The Court of Appeal upheld the first instance decision to lift the reporting restrictions. The Court restated the general rule that Court of Protection cases should be heard in private. Under Rule 93(1)(a) of the Court of Protection Rules, the restrictions on access and reporting can be lifted if there is a 'good reason' for doing so. The Court held that there was clearly a good reason to lift the restrictions, given the public's interest in the case which was in no way prurient. More generally, as the Lord Chief Justice stated:

'It is valuable for the public to be fully informed of precisely what happens in a court in which the overwhelming majority of hearings are, in accordance with the statutory structure governing its process, to be conducted in private (paragraph 17).'

The Court also offered important guidance on the balance to be struck between Article 8 and Article 10 in considering this issue.

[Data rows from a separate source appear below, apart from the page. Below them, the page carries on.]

__global__ __launch_bounds__(256) void stereo_count_kernel(const snk_kp64* __restrict__ right, const int* __restrict__ nr_dev, int nr_cap,
                                                           int nr_host, int iround_mode, u32* __restrict__ row_sorted,
                                                           int* __restrict__ n_matches, float* __restrict__ prefill_rp,
                                                           float* __restrict__ prefill_dp, int prefill_n)
{
    extern __shared__ __attribute__((aligned(16))) unsigned char ssm[];
    if (n_matches && threadIdx.x == 0) n_matches[blockIdx.x] = 0;
    if (prefill_rp)
        for (int i = threadIdx.x; i < prefill_n; i += 256)
        {
            prefill_rp[(size_t)blockIdx.x * prefill_n + i] = -1000.0f;
            prefill_dp[(size_t)blockIdx.x * prefill_n + i] = -1000.0f;
        }
    __shared__ int s_min, s_max, s_wsum[4];
    int* start   = reinterpret_cast<int*>(ssm);
    int* fill    = start + ST_COUNT_ROWS + 1;
    int* rowof   = fill + ST_COUNT_ROWS + 1;
    int* seg     = rowof + nr_cap;
    const int b = blockIdx.x, tid = threadIdx.x, lane = tid & 63, wave = tid >> 6;
    int nr      = nr_dev ? nr_dev[b] : nr_host;
    nr          = nr < nr_cap ? nr : nr_cap;
    const snk_kp64* rb = right + (size_t)b * nr_cap;
    if (tid == 0) s_min = 65535, s_max = 0;
    __syncthreads();
    int lmin = 65535, lmax = 0;
    for (int i = tid; i < nr; i += 256)
    {
        int row = iround_d(rb[i].y, iround_mode) + ST_ROW_BIAS;
        row     = row < 0 ? 0 : (row > 65535 ? 65535 : row);
        rowof[i] = row;
        lmin = min(lmin, row), lmax = max(lmax, row);
    }
    atomicMin(&s_min, lmin);
    atomicMax(&s_max, lmax);
    __syncthreads();
    const int r0 = s_min, span = nr > 0 ? s_max - s_min + 1 : 1;
    if (span > ST_COUNT_ROWS)
// ... 323 lines not shown
            row[u]  = min(row[u] - row0, ST_ROWS - 1);
            rank[u] = atomicAdd(&start[row[u]], 1);
        }
    __syncthreads();
    {
        const int a = start[2 * tid], c = start[2 * tid + 1];
        int x       = a + c;
        x = wave_scan_incl_dpp(x);
        if ((tid & 63) == 63) s_wtot[tid >> 6] = x;
        __syncthreads();
        int base = 0;
        for (int w = 0; w < (tid >> 6); ++w) base += s_wtot[w];
        const int excl     = base + x - (a + c);
        start[2 * tid]     = excl;
        start[2 * tid + 1] = excl + a;
        if (tid == 1023) start[ST_ROWS] = base + x;
    }
    __syncthreads();
#pragma unroll
    for (int u = 0; u < PER; ++u)
        if (row[u] >= 0) srt[start[row[u]] + rank[u]] = tid + 1024 * u;
    __syncthreads();

    constexpr int NGRP = 1024 / ST_GROUP;
    const int lane = tid % ST_GROUP, grp = tid / ST_GROUP;
    const float max_disp = (float)(bf * 0.5);
    snk_kp64 kp_n = lb[min(grp, nl - 1)];
    uint4 qa_n = dlb[(size_t)min(grp, nl - 1) * 2], qc_n = dlb[(size_t)min(grp, nl - 1) * 2 + 1];
    for (int i = grp; i < nl; i += NGRP)
    {
        const snk_kp64 kp = kp_n;
        const uint4 qa = qa_n, qc = qc_n;
        {
            const int in = min(i + NGRP, nl - 1);
            kp_n = lb[in];
            qa_n = dlb[(size_t)in * 2];
            qc_n = dlb[(size_t)in * 2 + 1];
        }
        const int y = iround_d(kp.y, ls.iround_mode);
        int oct     = kp.octave;
        oct         = oct < 0 ? 0 : (oct >= ls.n ? ls.n - 1 : oct);
        const int ri = (int)ceilf(2.0f * ls.s[oct]);
        const int lo_row  = min(max(y - ri + ST_ROW_BIAS, 0), 65535), hi_row = min(max(y + ri + ST_ROW_BIAS, 0), 65535);
        const int scan_lo = start[min(max(lo_row - row0, 0), ST_ROWS - 1)], scan_hi = start[min(max(hi_row - row0, 0), ST_ROWS - 1) + 1];
        u64 k1 = ST_INF_KEY, k2 = ST_INF_KEY;
        for (int pos = scan_lo + lane; pos < scan_hi; pos += ST_GROUP)
        {
            const int j   = srt[pos];
            const int rel = syj[j] - (y - ri);
            if (rel < 0 || rel > 2 * ri) continue;
            const double disparity = kp.x - sx[j];
            if (disparity < 0.0 || disparity > (double)max_disp) continue;
            int doct = kp.octave - soct[j];
            doct     = doct < 0 ? -doct : doct;
            if (doct > 1) continue;
            const int dist = hamming256(qa, qc, sdesc[2 * j], sdesc[2 * j + 1]);
            if (dist >= 250) continue;
            insert2(k1, k2, ((u64)dist << 40) | ((u64)rel << 24) | (u64)j);
        }
#pragma unroll
        for (int off = ST_GROUP / 2; off >= 1; off >>= 1)
        {
            const u64 o1 = __shfl_xor(k1, off, 16), o2 = __shfl_xor(k2, off, 16);
            merge2(k1, k2, o1, o2);
        }
        if (lane != 0) continue;
        const int best_dist = (int)(k1 >> 40), second_best_dist = (int)(k2 >> 40);
        if (best_dist > (relaxed ? 75 : 40)) continue;
        if ((double)best_dist > (relaxed ? 0.9 : 0.7) * (double)second_best_dist) continue;
        const int best_id  = (int)(k1 & 0xFFFFFFull);
        const float angle1 = kp.angle, angle2 = sang[best_id];
        const float rot    = fminf(fabsf(angle1 - angle2), fminf(fabsf((angle1 + 365.0f) - angle2), fabsf(angle1 - (angle2 + 365.0f))));
        if (rot > (relaxed ? 25.0f : 5.0f)) continue;
        double right_point = sx[best_id];
        double disparity   = kp.x - right_point;
        if (disparity <= 0.001)
        {
            disparity   = 0.001;
            right_point = kp.x - disparity;
        }
        right_points[(size_t)b * nl_cap + i] = (float)right_point;
        depth[(size_t)b * nl_cap + i]        = (float)(bf / disparity);
        atomicAdd(&s_cnt, 1);
    }
    __syncthreads();
    if (tid == 0) n_matches[b] = s_cnt;
}
}
}

using namespace snk;

#include "matcher_handle.hpp"

extern "C" {

int snk_matcher_destroy(snk_matcher* m);

int snk_matcher_create(int device, void* stream, snk_matcher** out)
{
    SNK_REQUIRE(out != nullptr, "out is NULL");
    *out           = nullptr;
    snk_matcher* m = new snk_matcher();
    int rc         = m->init(device, stream);
    constexpr size_t SCRATCH = 4u << 20;
    for (snk::DevBuf* b : {&m->q, &m->t, &m->out, &m->aux, &m->aux2, &m->view})
        if (rc == SNK_OK) rc = b->reserve(SCRATCH);
    if (rc == SNK_OK) rc = m->cnt.reserve(256);
    if (rc == SNK_OK) rc = m->h_in.reserve(1u << 20);
    if (rc == SNK_OK) rc = m->h_res.reserve(256u << 10);
    if (rc != SNK_OK)
    {
        snk_matcher_destroy(m);
        return rc;
    }
    *out = m;
    return SNK_OK;
}

int snk_matcher_destroy(snk_matcher* m)
{
    if (!m) return SNK_OK;
    (void)hipSetDevice(m->device);
    m->q.release();
    m->t.release();
    m->out.release();
    m->aux.release();
    m->aux2.release();
    m->cnt.release();
    m->view.release();
    m->h_in.release();
    m->h_res.release();
    m->sim3_its.release();
    m->sim3_its_host.release();
    m->fini();
    delete m;
    return SNK_OK;
}

int snk_matcher_sync(snk_matcher* m)
{
    SNK_REQUIRE(m != nullptr, "matcher is NULL");
    SNK_HIP_CHECK(hipStreamSynchronize(m->stream));
    return SNK_OK;
}

static int launch_knn2(snk_matcher* m, const uint64_t* q, const int32_t* nq_dev, int nq_cap, int nq_host,
                       const uint64_t* t, const int32_t* nt_dev, int nt_cap, int nt_host, int batch, snk_knn2* out)
{
    if (batch <= 0 || nq_cap <= 0) return SNK_OK;
    static const bool no_mfma = getenv("SNK_BF_NO_MFMA") != nullptr;
    static const int wide_env  = getenv("SNK_BF_MFMA_WIDE") ? (atoi(getenv("SNK_BF_MFMA_WIDE")) != 0 ? 1 : 0) : -1;
    static const bool short_env = getenv("SNK_BF_MFMA_NO_SHORT") == nullptr;
    switch (knn2_form(nq_cap, nt_cap, batch, no_mfma))
    {
    case Knn2Form::mfma:
    {
        const bool wide = knn2_mfma_wide(nq_cap, nt_cap, batch, wide_env), shrt = knn2_mfma_short(nt_cap, short_env);
        auto kernel = wide ? (shrt ? bf_knn2_mfma_kernel<2, true> : bf_knn2_mfma_kernel<2, false>)
                           : (shrt ? bf_knn2_mfma_kernel<1, true> : bf_knn2_mfma_kernel<1, false>);
        hipLaunchKernelGGL(kernel, dim3(ceil_div(nq_cap, wide ? 256 : 128), batch), dim3(256), 0, m->stream, (const uint4*)q, nq_dev, nq_cap,
                           nq_host, (const uint4*)t, nt_dev, nt_cap, nt_host, out);
    }
        break;
    case Knn2Form::vector4:
        hipLaunchKernelGGL(bf_knn2_kernel<4>, dim3(ceil_div(nq_cap, 16), batch), dim3(256), 0, m->stream, (const uint4*)q, nq_dev, nq_cap,
                           nq_host, (const uint4*)t, nt_dev, nt_cap, nt_host, out);
        break;
    case Knn2Form::vector1:
        hipLaunchKernelGGL(bf_knn2_kernel<1>, dim3(ceil_div(nq_cap, 4), batch), dim3(256), 0, m->stream, (const uint4*)q, nq_dev, nq_cap,
                           nq_host, (const uint4*)t, nt_dev, nt_cap, nt_host, out);
        break;
    }
    SNK_LAUNCH_CHECK();
    return SNK_OK;
}

int snk_bf_knn2(snk_matcher* m, const uint64_t (*query)[4], int nq, const uint64_t (*train)[4], int nt, snk_knn2* out)
{
    SNK_REQUIRE(m != nullptr, "matcher is NULL");
    SNK_REQUIRE(nq >= 0 && nt >= 0, "negative count");
    SNK_REQUIRE(nt < (int)BF_IDX_MASK, "train set too large (max 2^20-2)");
    if (nq == 0) return SNK_OK;
    SNK_REQUIRE(query != nullptr && out != nullptr, "NULL buffer");
    SNK_REQUIRE(nt == 0 || train != nullptr, "NULL train buffer");
    SNK_HIP_CHECK(hipSetDevice(m->device));
    int rc;
    const size_t qb = (size_t)nq * 32, tb = (size_t)(nt > 0 ? nt : 1) * 32, ob = (size_t)nq * sizeof(snk_knn2);
    if ((rc = m->q.reserve(qb + tb)) != SNK_OK) return rc;
    if ((rc = m->out.reserve(ob)) != SNK_OK) return rc;
    if ((rc = m->h_in.reserve(qb + tb)) != SNK_OK) return rc;
    if ((rc = m->h_res.reserve(ob)) != SNK_OK) return rc;
    memcpy(m->h_in.p, query, qb);
    if (nt > 0) memcpy(m->h_in.as<char>() + qb, train, (size_t)nt * 32);
    SNK_HIP_CHECK(hipMemcpyAsync(m->q.p, m->h_in.p, qb + (nt > 0 ? (size_t)nt * 32 : 0), hipMemcpyHostToDevice, m->stream));
    rc = launch_knn2(m, m->q.as<uint64_t>(), nullptr, nq, nq, reinterpret_cast<const uint64_t*>(m->q.as<char>() + qb), nullptr,
                     nt > 0 ? nt : 1, nt, 1, m->out.as<snk_knn2>());
    if (rc != SNK_OK) return rc;
    SNK_HIP_CHECK(hipMemcpyAsync(m->h_res.p, m->out.p, ob, hipMemcpyDeviceToHost, m->stream));
    SNK_HIP_CHECK(hipStreamSynchronize(m->stream));
    memcpy(out, m->h_res.p, ob);
    return SNK_OK;
}

int snk_bf_knn2_batch_dev(snk_matcher* m, const uint64_t* query_dev, const int32_t* nq_dev, int nq_cap,
                          const uint64_t* train_dev, const int32_t* nt_dev, int nt_cap, int batch, snk_knn2* out_dev)
{
    SNK_REQUIRE(m != nullptr, "matcher is NULL");
    SNK_REQUIRE(batch >= 0 && nq_cap >= 0 && nt_cap >= 1, "bad sizes");
    SNK_REQUIRE(nt_cap < (int)BF_IDX_MASK, "train capacity too large (max 2^20-2)");
    SNK_REQUIRE(query_dev && train_dev && out_dev && nq_dev && nt_dev, "NULL device buffer");
    SNK_HIP_CHECK(hipSetDevice(m->device));
    return launch_knn2(m, query_dev, nq_dev, nq_cap, 0, train_dev, nt_dev, nt_cap, 0, batch, out_dev);
}

int snk_bf_filter(snk_matcher* m, const snk_knn2* knn, int nq, int threshold, float ratio, int32_t (*pairs)[2],
                  int* n_pairs)
{
    SNK_REQUIRE(m != nullptr, "matcher is NULL");
    SNK_REQUIRE(nq >= 0, "negative count");
    SNK_REQUIRE(n_pairs != nullptr, "n_pairs is NULL");
    *n_pairs = 0;
    if (nq == 0) return SNK_OK;
    SNK_REQUIRE(knn != nullptr && pairs != nullptr, "NULL buffer");
    SNK_HIP_CHECK(hipSetDevice(m->device));
    int rc;
    const size_t kb = (size_t)nq * sizeof(snk_knn2), pb = 16 + (size_t)nq * 8;
    if ((rc = m->out.reserve(kb)) != SNK_OK) return rc;
    if ((rc = m->aux.reserve(pb)) != SNK_OK) return rc;
    if ((rc = m->h_in.reserve(kb)) != SNK_OK) return rc;
    if ((rc = m->h_res.reserve(pb)) != SNK_OK) return rc;
    memcpy(m->h_in.p, knn, kb);
    SNK_HIP_CHECK(hipMemcpyAsync(m->out.p, m->h_in.p, kb, hipMemcpyHostToDevice, m->stream));
    hipLaunchKernelGGL(bf_filter_kernel, dim3(1), dim3(256), 0, m->stream, m->out.as<snk_knn2>(), (const int*)nullptr,
                       nq, nq, threshold, ratio, definition(DEF_BF_FILTER_THRESHOLD_STRICT), definition(DEF_BF_FILTER_RATIO_STRICT),
                       reinterpret_cast<int2*>(m->aux.as<char>() + 16), m->aux.as<int>());
    SNK_LAUNCH_CHECK();
    SNK_HIP_CHECK(hipMemcpyAsync(m->h_res.p, m->aux.p, pb, hipMemcpyDeviceToHost, m->stream));
    SNK_HIP_CHECK(hipStreamSynchronize(m->stream));
    const int n = *m->h_res.as<int>();
    if (n > 0) memcpy(pairs, m->h_res.as<char>() + 16, (size_t)n * 8);
    *n_pairs = n;
    return SNK_OK;
}

int snk_bf_filter_batch_dev(snk_matcher* m, const snk_knn2* knn_dev, const int32_t* nq_dev, int nq_cap, int batch,
                            int threshold, float ratio, int32_t* pairs_dev, int32_t* n_pairs_dev)
{
    SNK_REQUIRE(m != nullptr, "matcher is NULL");
    SNK_REQUIRE(batch >= 0 && nq_cap >= 0, "bad sizes");
    SNK_REQUIRE(knn_dev && nq_dev && pairs_dev && n_pairs_dev, "NULL device buffer");
    if (batch == 0) return SNK_OK;
    SNK_HIP_CHECK(hipSetDevice(m->device));
    hipLaunchKernelGGL(bf_filter_kernel, dim3(batch), dim3(256), 0, m->stream, knn_dev, nq_dev, nq_cap, 0, threshold,
                       ratio, definition(DEF_BF_FILTER_THRESHOLD_STRICT), definition(DEF_BF_FILTER_RATIO_STRICT), (int2*)pairs_dev,
                       n_pairs_dev);
    SNK_LAUNCH_CHECK();
    return SNK_OK;
}

static int make_scales(const float* level_scale, int n_levels, LevelScales* ls)
{
    SNK_REQUIRE(level_scale != nullptr && n_levels >= 1 && n_levels <= 32, "level_scale / n_levels (1..32)");
    for (int i = 0; i < 32; ++i) ls->s[i] = i < n_levels ? level_scale[i] : level_scale[n_levels - 1];
    ls->n           = n_levels;
    ls->iround_mode = definition(DEF_IROUND_MODE);
    return SNK_OK;
}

The Court suspected that in many cases the consideration of Article 8 would add little, if anything, to the decision of the Court under Rules 90-93. Nevertheless, the Court should specifically consider the Article 8 rights of any party whose private life may in some way be intruded upon (paragraph 24).

In relation to the media's Article 10 rights, Hedley J had held at first instance that they were engaged only after a 'good reason' had been established to lift the reporting restrictions. This was rejected by the Court of Appeal, which held that the media's Article 10 rights were engaged from the time of the media's application for the restrictions to be lifted (paragraph 32). This did not affect the final determination of the appeal.